__Task details__. Which of the lines in the data below contain the string "atomicAdd"? Copy each of them.

(Records drawn from a dataset)

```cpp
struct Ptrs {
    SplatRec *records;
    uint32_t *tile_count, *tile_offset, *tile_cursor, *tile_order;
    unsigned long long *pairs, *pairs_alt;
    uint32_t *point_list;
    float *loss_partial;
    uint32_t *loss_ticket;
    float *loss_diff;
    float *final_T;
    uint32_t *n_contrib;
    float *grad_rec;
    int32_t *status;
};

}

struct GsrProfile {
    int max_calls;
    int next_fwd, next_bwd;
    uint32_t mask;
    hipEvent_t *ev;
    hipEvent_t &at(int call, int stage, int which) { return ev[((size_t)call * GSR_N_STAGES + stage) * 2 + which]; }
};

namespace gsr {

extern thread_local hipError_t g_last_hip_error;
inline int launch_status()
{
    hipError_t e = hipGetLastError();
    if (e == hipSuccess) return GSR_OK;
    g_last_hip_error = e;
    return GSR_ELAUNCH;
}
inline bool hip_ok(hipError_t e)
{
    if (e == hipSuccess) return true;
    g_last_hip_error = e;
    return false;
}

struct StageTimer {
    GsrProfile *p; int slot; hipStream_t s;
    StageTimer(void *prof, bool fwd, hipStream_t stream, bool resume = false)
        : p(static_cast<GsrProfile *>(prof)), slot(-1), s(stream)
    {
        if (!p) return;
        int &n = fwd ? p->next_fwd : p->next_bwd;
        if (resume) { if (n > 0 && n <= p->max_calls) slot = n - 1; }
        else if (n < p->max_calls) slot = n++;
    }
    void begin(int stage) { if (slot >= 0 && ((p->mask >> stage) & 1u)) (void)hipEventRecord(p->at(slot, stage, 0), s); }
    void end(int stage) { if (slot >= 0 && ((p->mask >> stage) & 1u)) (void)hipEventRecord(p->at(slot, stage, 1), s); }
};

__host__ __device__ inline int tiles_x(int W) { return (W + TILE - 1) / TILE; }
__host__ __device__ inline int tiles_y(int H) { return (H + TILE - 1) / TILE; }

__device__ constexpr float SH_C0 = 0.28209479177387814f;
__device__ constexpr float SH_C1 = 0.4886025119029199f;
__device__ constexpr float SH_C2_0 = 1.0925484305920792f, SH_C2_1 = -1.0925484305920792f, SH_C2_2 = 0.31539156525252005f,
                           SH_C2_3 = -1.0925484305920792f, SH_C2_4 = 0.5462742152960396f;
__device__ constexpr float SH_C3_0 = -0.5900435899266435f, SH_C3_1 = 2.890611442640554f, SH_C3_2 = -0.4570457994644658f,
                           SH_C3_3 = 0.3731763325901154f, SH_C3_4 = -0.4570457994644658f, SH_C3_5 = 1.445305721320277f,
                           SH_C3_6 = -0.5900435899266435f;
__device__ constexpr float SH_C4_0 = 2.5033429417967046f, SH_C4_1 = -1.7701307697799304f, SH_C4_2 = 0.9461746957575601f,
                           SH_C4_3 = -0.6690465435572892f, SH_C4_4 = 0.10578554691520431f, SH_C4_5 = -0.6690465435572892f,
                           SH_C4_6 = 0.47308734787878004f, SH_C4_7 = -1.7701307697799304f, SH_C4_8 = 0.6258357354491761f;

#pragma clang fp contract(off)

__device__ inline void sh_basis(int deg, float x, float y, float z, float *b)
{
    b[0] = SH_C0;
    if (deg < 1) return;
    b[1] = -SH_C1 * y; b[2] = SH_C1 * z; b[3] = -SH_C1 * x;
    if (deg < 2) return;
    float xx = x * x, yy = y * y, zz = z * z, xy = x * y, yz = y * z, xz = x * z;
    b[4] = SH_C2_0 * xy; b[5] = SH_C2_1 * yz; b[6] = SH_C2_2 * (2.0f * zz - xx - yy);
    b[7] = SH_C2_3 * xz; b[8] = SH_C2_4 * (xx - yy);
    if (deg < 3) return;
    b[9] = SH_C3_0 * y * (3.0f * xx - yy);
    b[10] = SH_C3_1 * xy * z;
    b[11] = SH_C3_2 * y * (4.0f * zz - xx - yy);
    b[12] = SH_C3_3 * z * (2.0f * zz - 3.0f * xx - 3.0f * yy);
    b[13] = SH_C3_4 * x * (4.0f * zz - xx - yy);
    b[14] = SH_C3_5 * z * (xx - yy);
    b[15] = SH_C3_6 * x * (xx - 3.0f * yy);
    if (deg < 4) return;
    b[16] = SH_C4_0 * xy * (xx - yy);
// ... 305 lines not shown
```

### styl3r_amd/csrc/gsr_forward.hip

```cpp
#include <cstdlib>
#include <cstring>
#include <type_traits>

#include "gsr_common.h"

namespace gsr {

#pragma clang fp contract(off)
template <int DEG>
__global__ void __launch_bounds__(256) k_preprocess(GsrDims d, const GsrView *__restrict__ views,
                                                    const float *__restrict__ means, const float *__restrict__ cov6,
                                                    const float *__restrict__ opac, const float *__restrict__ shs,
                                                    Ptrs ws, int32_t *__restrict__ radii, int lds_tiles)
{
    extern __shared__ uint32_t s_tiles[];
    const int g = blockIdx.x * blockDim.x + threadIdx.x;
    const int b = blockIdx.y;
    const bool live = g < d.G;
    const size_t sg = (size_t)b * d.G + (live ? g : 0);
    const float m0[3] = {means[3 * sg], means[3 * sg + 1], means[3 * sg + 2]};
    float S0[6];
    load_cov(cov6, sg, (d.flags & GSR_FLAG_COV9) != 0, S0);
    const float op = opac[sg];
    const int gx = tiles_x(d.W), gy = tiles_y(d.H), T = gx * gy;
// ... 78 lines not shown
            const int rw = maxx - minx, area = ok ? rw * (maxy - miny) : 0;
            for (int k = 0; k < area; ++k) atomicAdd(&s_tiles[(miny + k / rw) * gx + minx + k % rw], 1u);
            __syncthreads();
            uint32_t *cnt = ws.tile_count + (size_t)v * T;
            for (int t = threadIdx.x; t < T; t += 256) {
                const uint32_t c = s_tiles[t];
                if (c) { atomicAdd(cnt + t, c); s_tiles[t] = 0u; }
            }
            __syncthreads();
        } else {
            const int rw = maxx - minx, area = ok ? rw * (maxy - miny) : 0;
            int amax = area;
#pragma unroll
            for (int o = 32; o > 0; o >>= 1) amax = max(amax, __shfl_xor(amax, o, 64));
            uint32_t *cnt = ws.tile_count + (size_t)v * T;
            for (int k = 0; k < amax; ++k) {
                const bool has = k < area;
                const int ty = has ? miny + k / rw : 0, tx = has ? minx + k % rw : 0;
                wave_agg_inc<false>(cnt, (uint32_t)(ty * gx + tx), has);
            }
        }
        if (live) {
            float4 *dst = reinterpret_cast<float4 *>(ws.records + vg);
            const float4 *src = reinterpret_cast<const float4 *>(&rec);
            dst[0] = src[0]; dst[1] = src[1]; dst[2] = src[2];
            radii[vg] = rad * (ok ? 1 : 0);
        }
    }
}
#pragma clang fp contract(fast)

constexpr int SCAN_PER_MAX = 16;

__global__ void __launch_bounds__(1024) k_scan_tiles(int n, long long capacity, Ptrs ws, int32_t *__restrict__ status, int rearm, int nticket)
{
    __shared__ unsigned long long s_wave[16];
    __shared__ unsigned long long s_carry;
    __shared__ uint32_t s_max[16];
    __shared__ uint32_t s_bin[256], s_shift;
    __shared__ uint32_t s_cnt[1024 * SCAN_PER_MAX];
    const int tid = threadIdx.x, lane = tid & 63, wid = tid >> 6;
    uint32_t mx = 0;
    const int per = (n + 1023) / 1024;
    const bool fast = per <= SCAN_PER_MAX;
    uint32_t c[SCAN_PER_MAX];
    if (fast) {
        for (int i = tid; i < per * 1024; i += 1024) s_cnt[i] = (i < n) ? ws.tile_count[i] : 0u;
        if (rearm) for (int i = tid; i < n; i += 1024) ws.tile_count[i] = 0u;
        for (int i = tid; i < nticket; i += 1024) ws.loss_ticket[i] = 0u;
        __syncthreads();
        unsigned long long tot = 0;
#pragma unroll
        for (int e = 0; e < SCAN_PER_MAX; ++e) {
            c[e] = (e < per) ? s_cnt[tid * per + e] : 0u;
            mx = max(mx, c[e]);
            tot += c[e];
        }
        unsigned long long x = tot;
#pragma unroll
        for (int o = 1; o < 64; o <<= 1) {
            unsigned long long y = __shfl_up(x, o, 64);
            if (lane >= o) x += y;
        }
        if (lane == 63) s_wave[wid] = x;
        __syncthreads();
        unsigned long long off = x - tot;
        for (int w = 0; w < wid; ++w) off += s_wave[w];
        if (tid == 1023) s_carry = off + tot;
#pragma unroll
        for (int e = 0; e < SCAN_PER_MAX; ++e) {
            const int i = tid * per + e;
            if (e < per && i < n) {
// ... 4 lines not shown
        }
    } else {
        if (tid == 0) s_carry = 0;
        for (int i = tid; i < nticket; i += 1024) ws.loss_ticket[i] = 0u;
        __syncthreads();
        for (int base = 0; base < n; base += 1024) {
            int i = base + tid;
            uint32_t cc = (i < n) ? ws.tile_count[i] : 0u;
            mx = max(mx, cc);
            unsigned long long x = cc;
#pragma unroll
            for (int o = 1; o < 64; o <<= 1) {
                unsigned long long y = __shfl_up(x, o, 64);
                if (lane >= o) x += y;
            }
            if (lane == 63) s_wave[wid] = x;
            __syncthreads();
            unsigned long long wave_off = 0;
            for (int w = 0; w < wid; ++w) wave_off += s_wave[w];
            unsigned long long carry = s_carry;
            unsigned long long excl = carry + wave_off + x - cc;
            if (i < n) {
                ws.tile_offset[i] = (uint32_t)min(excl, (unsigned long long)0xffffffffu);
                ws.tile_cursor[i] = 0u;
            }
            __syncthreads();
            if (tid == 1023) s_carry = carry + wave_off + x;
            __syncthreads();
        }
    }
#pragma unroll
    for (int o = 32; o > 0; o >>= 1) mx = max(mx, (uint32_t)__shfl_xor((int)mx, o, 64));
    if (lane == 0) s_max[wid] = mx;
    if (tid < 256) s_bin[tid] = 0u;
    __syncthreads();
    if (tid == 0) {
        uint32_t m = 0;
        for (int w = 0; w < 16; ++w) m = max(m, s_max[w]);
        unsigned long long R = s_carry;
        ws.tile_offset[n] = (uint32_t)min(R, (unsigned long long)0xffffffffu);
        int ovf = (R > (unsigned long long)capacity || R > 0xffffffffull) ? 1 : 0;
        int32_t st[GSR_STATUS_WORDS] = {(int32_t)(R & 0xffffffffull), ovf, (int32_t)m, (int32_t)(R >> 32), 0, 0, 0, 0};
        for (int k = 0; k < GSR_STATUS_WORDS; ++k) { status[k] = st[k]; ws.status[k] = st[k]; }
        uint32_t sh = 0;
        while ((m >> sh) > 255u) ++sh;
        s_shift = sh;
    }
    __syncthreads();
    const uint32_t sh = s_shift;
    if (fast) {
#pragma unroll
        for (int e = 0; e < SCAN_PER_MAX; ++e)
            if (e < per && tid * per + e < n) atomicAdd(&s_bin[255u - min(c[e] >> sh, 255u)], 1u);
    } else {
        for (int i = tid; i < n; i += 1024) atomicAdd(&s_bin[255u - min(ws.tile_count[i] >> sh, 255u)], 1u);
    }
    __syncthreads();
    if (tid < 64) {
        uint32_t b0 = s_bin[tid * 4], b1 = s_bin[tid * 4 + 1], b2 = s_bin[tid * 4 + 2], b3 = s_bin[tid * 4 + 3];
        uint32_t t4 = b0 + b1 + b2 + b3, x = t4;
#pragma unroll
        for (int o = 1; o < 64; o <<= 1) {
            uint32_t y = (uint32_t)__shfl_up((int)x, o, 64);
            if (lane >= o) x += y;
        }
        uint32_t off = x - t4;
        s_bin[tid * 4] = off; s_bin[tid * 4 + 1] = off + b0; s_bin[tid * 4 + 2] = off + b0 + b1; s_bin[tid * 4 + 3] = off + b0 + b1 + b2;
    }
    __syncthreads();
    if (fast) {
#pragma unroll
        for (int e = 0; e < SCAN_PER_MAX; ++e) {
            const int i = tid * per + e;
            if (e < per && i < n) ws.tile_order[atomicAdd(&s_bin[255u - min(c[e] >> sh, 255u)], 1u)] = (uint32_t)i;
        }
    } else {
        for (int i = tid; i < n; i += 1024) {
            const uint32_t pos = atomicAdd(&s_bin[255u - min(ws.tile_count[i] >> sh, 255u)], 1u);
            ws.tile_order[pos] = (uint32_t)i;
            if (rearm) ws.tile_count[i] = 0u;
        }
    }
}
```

__Written answer__.
            for (int k = 0; k < area; ++k) atomicAdd(&s_tiles[(miny + k / rw) * gx + minx + k % rw], 1u);
                if (c) { atomicAdd(cnt + t, c); s_tiles[t] = 0u; }
            if (e < per && tid * per + e < n) atomicAdd(&s_bin[255u - min(c[e] >> sh, 255u)], 1u);
        for (int i = tid; i < n; i += 1024) atomicAdd(&s_bin[255u - min(ws.tile_count[i] >> sh, 255u)], 1u);
            if (e < per && i < n) ws.tile_order[atomicAdd(&s_bin[255u - min(c[e] >> sh, 255u)], 1u)] = (uint32_t)i;
            const uint32_t pos = atomicAdd(&s_bin[255u - min(ws.tile_count[i] >> sh, 255u)], 1u);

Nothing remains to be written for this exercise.